Capture and presentation of protein antigens to naive T cells
What are the 2 major functions of APCs?
Capture and process antigens for presentation to T cells
Produce signals required for proliferation and differentiation of lymphocytes
Why are DCs unique?
They are the only cells with the ability to present antigens to naive T cells and induce primary immune responses
What are DCs generated from?
HSCs in the bone marrow
How do DCs differentiate?
Under the control of a complex network of soluble growth factors produced by BM stroma and direct cell-cell contact with BM stromal cells
e.g. GM-CSF, IL-3, FLT3L
What do DCs give rise to?
Circulating precursors that remain in tissues where they reside as immature cells
Where are immature DCs found?
Widely distributed in all tissues - particularly those which interface the environment
Located throughout epithelium of skin, respiratory tract and GI tract
Where are immature DCs recruited to?
Sites of inflammation in peripheral tissue by chemokines (CCL20, CCL5, CCL3)
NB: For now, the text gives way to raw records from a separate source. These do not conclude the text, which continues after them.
int og_conv3x3_bf16(const void *x, const void *w, const float *bias, const void *skip, void *out, int N, int H, int W,
                    int Cin, int Cout, int relu, void *workspace, size_t workspace_bytes, void *stream);
size_t og_conv3x3_workspace_bytes(long pixels, int Cin, int Cout);
size_t og_conv3x3_workspace_bytes_nhw(int N, int H, int W, int Cin, int Cout);
int og_conv2d_bf16(const void *x, const void *w, const float *bias, const void *skip, void *out, int N, int Hin, int Win,
                   int Cin, int Cout, int ksize, int stride, int relu, void *workspace, size_t workspace_bytes,
                   void *stream);
size_t og_conv2d_workspace_bytes(int N, int Hin, int Win, int Cin, int Cout, int ksize, int stride);
int og_conv2d_proj_bf16(const void *x, const void *w_cat, const float *bias, const void *x2, void *out, int N, int Hin,
                        int Win, int Cin, int Cout, int ksize, int stride, int H2, int W2, int Cin2, int stride2, int relu,
                        void *workspace, size_t workspace_bytes, void *stream);
size_t og_conv2d_proj_workspace_bytes(int N, int Hin, int Win, int Cin, int Cout, int ksize, int stride, int Cin2);
int og_conv_band_supported(int N, int Hin, int Win, int Cin, int Cout, int stride, int H2, int W2, int Cin2, int stride2);
int og_conv_band_pack_w16(const void *w, const void *w2, int Cin, int Cout, int Cin2, void *packed, void *stream);
int og_conv_band_bf16(const void *x, const void *w_packed, const float *bias, const void *skip, const void *x2, void *out, int N,
                      int Hin, int Win, int Cin, int Cout, int stride, int relu, int H2, int W2, int Cin2, int stride2, void *stream);
int og_conv_band_f16(const void *x, const void *w_packed, const float *bias, const void *skip, const void *x2, void *out, int N,
                     int Hin, int Win, int Cin, int Cout, int stride, int relu, int H2, int W2, int Cin2, int stride2, void *stream);
void og_conv_next_weights_hint(const void *w_next, size_t bytes);
int og_conv3x3_tiled_supported(int N, int H, int W, int Cin, int Cout);
int og_conv3x3_pack_w16(const void *w, int Cin, int Cout, int order, void *packed, void *stream);
size_t og_conv3x3_tiled_workspace_bytes(int N, int H, int W, int Cin, int Cout);
int og_conv3x3_tiled_bf16(const void *x, const void *w_packed, const float *bias, const void *skip, void *out, int N, int H,
                          int W, int Cin, int Cout, int relu, void *workspace, size_t workspace_bytes, void *stream);
int og_conv3x3_tiled_up2_bf16(const void *x, const void *w_packed, const float *bias, const void *skip, void *up, int N, int H,
                              int W, int Cin, int Cout, int relu, void *workspace, size_t workspace_bytes, void *stream);
int og_conv3x3s2_tiled_supported(int N, int Hin, int Win, int Cin, int Cout);
int og_conv3x3s2_tiled_bf16(const void *x, const void *w_packed, const float *bias, const void *skip, void *out, int N, int Hin,
                            int Win, int Cin, int Cout, int relu, void *stream);
int og_conv1x1_tiled_bf16(const void *x1, int C1, int H1, int W1, int stride1, const void *x2, int C2, int H2, int W2, int stride2,
                          const void *w_packed, const float *bias, const void *skip, void *out, int N, int H, int W, int Cout,
                          int relu, void *stream);
int og_conv1x1_heads_bf16(const void *x, int C, const void *w_packed, const float *bias, int N, int H, int W, int Cout, int n_heads,
                          const int *head_channels, float *const *outs, void *stream);
int og_bias_act_f16(void *x, const float *bias, const void *skip, long pixels, int channels, int relu, void *stream);
int og_upsample2_add_f16(void *up, const void *low, long n, int H, int W, int channels, void *stream);
int og_nchw_f32_to_nhwc_f16(const float *src, void *dst, long N, int C, int H, int W, void *stream);
int og_nhwc_f16_to_nchw_f32(const void *src, int src_channels, int first_channel, int channels, const float *bias,
                            float *dst, long N, int H, int W, void *stream);
int og_stem7x7_f16(const float *images, const void *w_packed, const float *bias, void *out, int N, int H, int W, int relu,
                   void *stream);
int og_conv3x3_f16(const void *x, const void *w, const float *bias, const void *skip, void *out, int N, int H, int W,
                   int Cin, int Cout, int relu, void *workspace, size_t workspace_bytes, void *stream);
int og_conv3x3_tiled_f16(const void *x, const void *w_packed, const float *bias, const void *skip, void *out, int N, int H,
                         int W, int Cin, int Cout, int relu, void *workspace, size_t workspace_bytes, void *stream);
int og_conv3x3_tiled_up2_f16(const void *x, const void *w_packed, const float *bias, const void *skip, void *up, int N, int H,
                         int W, int Cin, int Cout, int relu, void *workspace, size_t workspace_bytes, void *stream);
int og_conv3x3s2_tiled_f16(const void *x, const void *w_packed, const float *bias, const void *skip, void *out, int N, int Hin,
                           int Win, int Cin, int Cout, int relu, void *stream);
int og_conv1x1_tiled_f16(const void *x1, int C1, int H1, int W1, int stride1, const void *x2, int C2, int H2, int W2, int stride2,
                         const void *w_packed, const float *bias, const void *skip, void *out, int N, int H, int W, int Cout,
                         int relu, void *stream);
int og_conv1x1_heads_f16(const void *x, int C, const void *w_packed, const float *bias, int N, int H, int W, int Cout, int n_heads,
                         const int *head_channels, float *const *outs, void *stream);
int og_conv2d_f16(const void *x, const void *w, const float *bias, const void *skip, void *out, int N, int Hin, int Win,
                  int Cin, int Cout, int ksize, int stride, int relu, void *workspace, size_t workspace_bytes, void *stream);
int og_conv2d_proj_f16(const void *x, const void *w_cat, const float *bias, const void *x2, void *out, int N, int Hin,
                       int Win, int Cin, int Cout, int ksize, int stride, int H2, int W2, int Cin2, int stride2, int relu,
                       void *workspace, size_t workspace_bytes, void *stream);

What chemokine receptors do immature DCs express?
CCR1
CCR2
CCR5
CCR6
CXCR1
What are immature DCs efficient at?
Antigen capture
What does antigenic material include?
Apoptotic bodies
Bacterial material
Material from virally infected cells
Hsp/antigen complexes
Immunoglobulin cross-linked material
Extracellular fluid
Material from healthy cells
What is receptor mediated endocytosis?
Antigen will bind to specific receptors on DC surface and become internalised in clathrin-coated vesicles or clathrin-uncoated vesicles
C-type lectin receptors e.g. mannose receptor, CEX-205
Fc-gamma receptor types I (CD64) and II (CD32)
CD91 alpha2-macroglobulin receptor (hsp)
What is phagocytosis of particulate material?
Apoptotic and necrotic cell fragments
Bacteria inc. mycobacteria
Intracellular parasite such as Leishmania major
Viruses
Latex beads
What is macropinocytosis?
Internalisation of antigens into macropinosomes - actin dependent process that requires stimulation for growth factors e.g. colony stimulating factor (CSF-1, epidermal growth factor (EGF) or platelet derived growth factor (PDGF)
Antigens processed and loaded onto MHC molecules of DCs
Aquaporins may be responsible for constitutive macropinocytosis
How do immature DCs become mature?
Must receive maturation stimulus to trigger transition from immature antigen capturing cells to mature antigen presenting cells
What are the maturation stimuli?
Pathogenic molecules due to infection - LPS, bacterial DNA, dsRNA
Balance between pro and anti-inflammatory signal in local environment
T cell derived signals - CD40L
What happens upon maturation of DCs?
Down regulation of receptors for inflammatory chemokines - loss of endocytic and phagocytic receptors
Down regulation of antigen capture
Change in morphology
Upreg of receptors for homing to lymphoid tissue - CCR7
Upreg of antigen presentation
Upreg of co-stimulatory molecules - CD40, CD58, CD80, CD86
What changes in morphology occur upon maturation?
Loss of adhesive structures
Cytoskeleton remodelling
Acquisition of high cellular motility
What regulates migration of DCs to lymphoid tissues?
Chemokine-chemokine receptor interactions
What do DCs become responsive to upon maturation?
CCL19/MIP-3beta
CCL21/6Ckine
Where is CCL19 expressed?
Afferent lymph ducts
Where is CCL21 expressed?
High endothelial venules of lymph nodes
T cell areas of spleen and lymph nodes
What do CCL19 and CCL21 do?
Guide DCs from tissue to T cell areas of lymph nodes
What interactions occur in the lymph node?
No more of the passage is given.